The internalizer can run a viable business while promising both price improvement and payment for order flow because retail traders rarely possess information not already reflected in price. This makes the buy and sell orders internalizers receive less dangerous to fill than the more varied order flow going to exchanges. The internalizer’s business model, though, has a vulnerability: a trader can influence what is the best price available on the exchanges and then profit by sending an order to an internalizer that, as a result, executes at a price more favorable to her.

Using a framework that derives its key results from microstructure and financial economics, this Article seeks answers to four questions: (1) Exactly what actions in the market can traders take that would allow them to profit in this fashion? (2) What are the consequences to the various players in the market from traders undertaking such actions? (3) Would it be socially desirable to use legal prohibitions to try to prevent traders from profiting in this fashion? (4) How are such practices treated under existing law, and what reforms, if any, are desirable?

The usual rhetoric concerning the evils of manipulation stresses its unfairness and its distortion of prices. This Article, however, concludes that strategies aimed at profiting off internalizers raise no serious fairness issues. Equally surprisingly, it concludes that if these strategies were freely occurring, they would probably indirectly marginally improve price accuracy. It is unlikely, however, that this effect would be more socially valuable than the practices’ socially negative impact on liquidity. This negative social welfare assessment becomes that much bigger when one adds in the resources consumed by traders engaging in these strategies and by internalizers to protect against them, resources that otherwise would have been available to produce valuable goods and services for society.

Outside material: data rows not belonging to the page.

# stemangiola/ppcseq

Hardware: AMD Instinct MI355X
Metric: effective samples/sec (whole node) for NB hierarchical fit (higher is better)
Workload: dtype f64; 1 GPU; BASELINE cfg3: synthetic 20000 genes x 200 samples (seed 20253), C=2, K=1000; NUTS (Stan defaults) warm-up 150 + 250 kept draws/chain, 8 chains per GPU (cfg3 names 8 chains; chains are the sharded unit, so N GPUs run 8N chains); mode=chains, chains_total=8, lanes_per_gene=4, loglik_workgroups=939, ess_estimator=rank-normalised split-chain bulk-ESS, min over 6 hyper-parameters and lp__, grad_evals=1471121, divergent_after_warmup=0, round_structure=pipelined: merged log-likelihood / state-machine launch + gene kernel, stream_groups=library default (3 from eight chains on, 2 from four), rounds_last_step_all_groups=115040

## Files before the change

### ppcseq_amd/_lib.py

```python
from __future__ import annotations

import ctypes as C
import os
from dataclasses import dataclass

import numpy as np

_HERE = os.path.dirname(os.path.abspath(__file__))
LIB_PATH = os.environ.get("PPCX_LIB", os.path.join(_HERE, "libppcx.so"))

EXPORTS = [
    "ppcx_version", "ppcx_device_count", "ppcx_last_error", "ppcx_model_create", "ppcx_model_set_exclusions",
    "ppcx_model_set_launch", "ppcx_model_get_launch", "ppcx_model_get_plan", "ppcx_model_dim", "ppcx_model_destroy", "ppcx_log_prob_grad",
    "ppcx_nuts_config_default", "ppcx_fit_nuts", "ppcx_fit_info", "ppcx_fit_from_draws", "ppcx_fit_get_draws", "ppcx_fit_get_columns",
    "ppcx_fit_get_diagnostics", "ppcx_fit_get_timing", "ppcx_fit_get_kernel_times", "ppcx_fit_ppc", "ppcx_fit_free", "ppcx_do_inference_C", "ppcx_model_set_rounds", "ppcx_model_get_rounds", "ppcx_model_set_progress",
    "ppcx_model_create_shard", "ppcx_model_create_shard_strided", "ppcx_fit_nuts_shards", "ppcx_comm_unique_id", "ppcx_comm_create", "ppcx_comm_destroy",
    "ppcx_fit_nuts_comm", "ppcx_advi_config_default", "ppcx_fit_advi", "ppcx_fit_advi_info", "ppcx_fit_advi_iterative",
    "ppcx_guard_decision", "ppcx_device_memory", "ppcx_fit_get_ppc_timing",
    "ppcx_xchg_create", "ppcx_xchg_handle", "ppcx_xchg_connect", "ppcx_xchg_connect_local", "ppcx_xchg_set_timeout", "ppcx_xchg_destroy",
    "ppcx_fit_nuts_xchg", "ppcx_fit_get_xchg_timing", "ppcx_fit_get_inv_metric", "ppcx_fit_summary",
    "ppcx_fit_get_approximation", "ppcx_fit_get_log_ratios", "ppcx_fit_psis", "ppcx_fit_get_log_lik", "ppcx_fit_loo",
    "ppcx_fit_loo_predict", "ppcx_fit_relative_eff", "ppcx_fit_loo_mcse", "ppcx_fit_loo_approx", "ppcx_fit_loo_predict_approx",
]
ABI_VERSION = 400
SUMMARY_FIELDS = ("mean", "sd", "q05", "q50", "q95", "rhat", "ess_bulk", "ess_tail")
LOO_FIELDS = ("elpd_loo", "p_loo", "looic", "khat")
LOO_MCSE_FIELDS = LOO_FIELDS + ("mcse_elpd_loo", "n_eff")
LOO_PREDICT_FIELDS = ("mean", "lower", "upper", "pit_lt", "pit_le", "khat")


class PpcxError(RuntimeError):
    pass


class NutsConfig(C.Structure):
    _fields_ = [("chains", C.c_int), ("iter", C.c_int), ("warmup", C.c_int), ("seed", C.c_ulonglong),
                ("adapt_delta", C.c_double), ("max_treedepth", C.c_int), ("init_radius", C.c_double),
                ("stepsize0", C.c_double), ("init_buffer", C.c_int), ("term_buffer", C.c_int), ("window", C.c_int),
                ("chain_id_offset", C.c_int)]


class AdviConfig(C.Structure):
    _fields_ = [("output_samples", C.c_int), ("iter", C.c_int), ("tol_rel_obj", C.c_double), ("grad_samples", C.c_int),
                ("elbo_samples", C.c_int), ("eval_elbo", C.c_int), ("adapt_iter", C.c_int), ("seed", C.c_ulonglong),
                ("init_radius", C.c_double)]


PROGRESS_FN = C.CFUNCTYPE(C.c_int, C.c_void_p, C.c_int, C.c_int, C.c_int, C.c_longlong, C.c_double)
_lib = None


def use_library(path=None):
    global _lib, LIB_PATH
    _lib = None
    LIB_PATH = path if path else os.environ.get("PPCX_LIB", os.path.join(_HERE, "libppcx.so"))
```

The status of these strategies under current case law is uncertain. If they are ultimately adjudicated to be legal, their use would expand greatly. The language of Sections 9(a)(2) and 10(b) of the Securities Exchange Act of 1934 and SEC Rule 10b-5 leave room, however, for the development of a coherent doctrine that definitively extends the Act’s prohibitions against manipulation to cover these strategies. The analysis in this Article gives the courts good reasons to do so.